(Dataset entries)

::::::::

sr_status flush_timing(sr_ctx* ctx) {
  if (ctx->ev_used == 0) return SR_OK;
  HIP_TRY(ctx, hipEventSynchronize(ctx->ev_end[ctx->ev_used - 1]));
  double* sums[4] = {&ctx->t.ms_tables, &ctx->t.ms_placement, &ctx->t.ms_winner, &ctx->t.ms_collective};
  for (size_t i = 0; i < ctx->ev_used; ++i) {
    float ms = 0;
    HIP_TRY(ctx, hipEventElapsedTime(&ms, ctx->ev_start[i], ctx->ev_end[i]));
    *sums[ctx->ev_kernel[i]] += ms;
  }
  ctx->ev_used = 0;
  return SR_OK;
}

sr_status finish_early(sr_ctx* ctx, sr_plan_out* out) {
  const sr::Workload& w = ctx->cur->wl;
  const sr::DevWorkload& d = ctx->dw;
  if (ctx->timing_cur) ctx->t.n_runs += 1;
  volatile uint64_t* stat = static_cast<volatile uint64_t*>(ctx->h_early.p);
  volatile uint64_t* map = stat + d.n_cand;
  const uint32_t tag = d.seq;
  auto ready = [&](volatile uint64_t* p) { return static_cast<uint32_t>(*p >> 32) == tag; };
  const auto t0 = std::chrono::steady_clock::now();
  uint32_t spins = 0;
  bool synced = false;
  auto wait = [&](volatile uint64_t* p) -> sr_status {
    while (!ready(p)) {
      if (!synced && (++spins & 1023) == 0 && std::chrono::steady_clock::now() - t0 > std::chrono::milliseconds(100)) {
        HIP_TRY(ctx, hipStreamSynchronize(ctx->stream));
        synced = true;
      }
      if (synced && !ready(p)) {
        ctx->err = "K2 result word not written by this run";
        return SR_ERR_HIP;
      }
    }
    return SR_OK;
  };
  int32_t k = 0;
  for (; k < d.n_cand; ++k) {
    sr_status st = wait(stat + k);
    if (st != SR_OK) return st;
    if (static_cast<uint32_t>(stat[k]) == 1) break;
  }
  ctx->in_flight = !synced;
  out->first_fallback = w.first_fallback;
  out->first_ok = k < d.n_cand ? w.cand_global[k] : -1;
  out->winner = (out->first_ok >= 0 && (w.first_fallback < 0 || w.first_fallback > out->first_ok)) ? out->first_ok : -1;
  out->winner_npods = 0;
  if (k < d.n_cand) {
    const int32_t o = w.cand_off[k], np = w.cand_off[k + 1] - o;
    for (int32_t q = 0; q < np; ++q) {
      sr_status st = wait(map + o + q);
      if (st != SR_OK) return st;
    }
    std::atomic_thread_fence(std::memory_order_acquire);
    out->winner_npods = np;
    if (out->winner_map)
      for (int32_t q = 0; q < np; ++q) out->winner_map[q] = static_cast<int32_t>(static_cast<uint32_t>(map[o + q]));
  }
  out->checks_dense = static_cast<uint64_t>(d.n_pods) * static_cast<uint64_t>(w.n_spot);
  out->fallback_pods = w.fallback_pods;
  out->checks = ctx->issued_known ? ctx->issued_checks : 0;
  return SR_OK;
}

struct SeqWalk {
  int32_t floor = -1;
  int32_t winner = -1;
  int32_t fallback = -1;
  int32_t end = -1;
  std::vector<int32_t> map;
  sr::PdbLedger* pdb = nullptr;
  int32_t stop = INT32_MAX;
};

int32_t first_fallback_above(const sr::Workload& w, int32_t floor) {
  for (int32_t i = floor + 1; i < w.n_input_cand; ++i)
    if (w.status_host[i] == SR_CAND_FALLBACK) return i;
  return INT32_MAX;
}

sr_status finish_sequence(sr_ctx* ctx, SeqWalk* sq) {
  const sr::Workload& w = ctx->cur->wl;
  const sr::DevWorkload& d = ctx->dw;
  if (ctx->timing_cur) ctx->t.n_runs += 1;
  volatile uint64_t* stat = static_cast<volatile uint64_t*>(ctx->h_early.p);
  volatile uint64_t* map = stat + d.n_cand;
  const uint32_t tag = d.seq;
  auto ready = [&](volatile uint64_t* p) { return static_cast<uint32_t>(*p >> 32) == tag; };
  const auto t0 = std::chrono::steady_clock::now();
  uint32_t spins = 0;
  bool synced = false;
  auto wait = [&](volatile uint64_t* p) -> sr_status {
    while (!ready(p)) {
      if (!synced && (++spins & 1023) == 0 && std::chrono::steady_clock::now() - t0 > std::chrono::milliseconds(100)) {
        HIP_TRY(ctx, hipStreamSynchronize(ctx->stream));
        synced = true;
      }
      if (synced && !ready(p)) {
        ctx->err = "K2 result word not written by this run";
        return SR_ERR_HIP;
      }
    }
    return SR_OK;
  };
  ctx->in_flight = d.n_list > 0;
  sq->winner = sq->fallback = -1;
  sq->end = w.n_input_cand - 1;
  int32_t k = static_cast<int32_t>(std::upper_bound(w.cand_src.begin(), w.cand_src.end(), sq->floor) -
                                   w.cand_src.begin());
  for (int32_t i = sq->floor + 1; i < w.n_input_cand; ++i) {
    if (k < d.n_cand && w.cand_src[k] == i) {
      sr_status st = wait(stat + k);
      if (st != SR_OK) return st;
      if (static_cast<uint32_t>(stat[k]) == 1) {
        sq->winner = sq->end = i;
        break;
      }
      ++k;
    } else if (w.status_host[i] == SR_CAND_FALLBACK) {
      sq->fallback = i;
      sq->end = i - 1;
      break;
    }
  }
  if (sq->winner >= 0) {
    const int32_t o = w.cand_off[k], np = w.cand_off[k + 1] - o;
    for (int32_t q = 0; q < np; ++q) {
      sr_status st = wait(map + o + q);
      if (st != SR_OK) return st;
    }
    std::atomic_thread_fence(std::memory_order_acquire);
    sq->map.resize(static_cast<size_t>(np));
    for (int32_t q = 0; q < np; ++q) sq->map[q] = static_cast<int32_t>(static_cast<uint32_t>(map[o + q]));
  }
  if (synced) ctx->in_flight = false;
  return SR_OK;
}

sr_status finish_sequence_pdb(sr_ctx* ctx, SeqWalk* sq) {
  const sr::Workload& w = ctx->cur->wl;
  const sr::DevWorkload& d = ctx->dw;
  if (ctx->timing_cur) ctx->t.n_runs += 1;
  volatile uint64_t* res = static_cast<volatile uint64_t*>(ctx->h_result.p);
  const uint32_t tag = d.seq;
  auto ready = [&](size_t i) { return static_cast<uint32_t>(res[i] >> 32) == tag; };
  auto val = [&](size_t i) { return static_cast<int32_t>(static_cast<uint32_t>(res[i])); };
  const auto t0 = std::chrono::steady_clock::now();
  uint32_t spins = 0;
  bool synced = false;
  auto wait = [&](size_t i) -> sr_status {
    while (!ready(i)) {
      if (!synced && (++spins & 1023) == 0 && std::chrono::steady_clock::now() - t0 > std::chrono::milliseconds(100)) {
        HIP_TRY(ctx, hipStreamSynchronize(ctx->stream));
        synced = true;
      }
      if (synced && !ready(i)) {
        ctx->err = "ledger result word not written by this round";
        return SR_ERR_HIP;
      }
    }
    return SR_OK;
  };
  ctx->in_flight = true;
  sq->winner = sq->fallback = -1;
  sq->end = w.n_input_cand - 1;
  for (size_t i = 0; i < static_cast<size_t>(sr::kPdbHeader); ++i) {
    sr_status st = wait(i);
    if (st != SR_OK) return st;
  }
  const int32_t win = val(0), np = val(1);
  if (win >= 0) {
    if (win <= sq->floor || win >= w.n_input_cand || np < 0 || np > w.max_cand_pods) {
      ctx->err = "ledger result names no candidate of this round";
      return SR_ERR_HIP;
    }
    for (int32_t q = 0; q < np; ++q) {
      sr_status st = wait(static_cast<size_t>(sr::kPdbHeader + q));
      if (st != SR_OK) return st;
    }
    std::atomic_thread_fence(std::memory_order_acquire);
    sq->map.resize(static_cast<size_t>(np));
    for (int32_t q = 0; q < np; ++q) sq->map[q] = val(static_cast<size_t>(sr::kPdbHeader + q));
    sq->winner = sq->end = win;
  } else if (sq->stop != INT32_MAX) {
    sq->fallback = sq->stop;
    sq->end = sq->stop - 1;
  }
  if (synced) ctx->in_flight = false;
  return SR_OK;
}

::::::::

▶ Task item
For the word "stop", find every line in the data that holds it and copy that line.

▶ Response to this exercise
  int32_t stop = INT32_MAX;
  } else if (sq->stop != INT32_MAX) {
    sq->fallback = sq->stop;
    sq->end = sq->stop - 1;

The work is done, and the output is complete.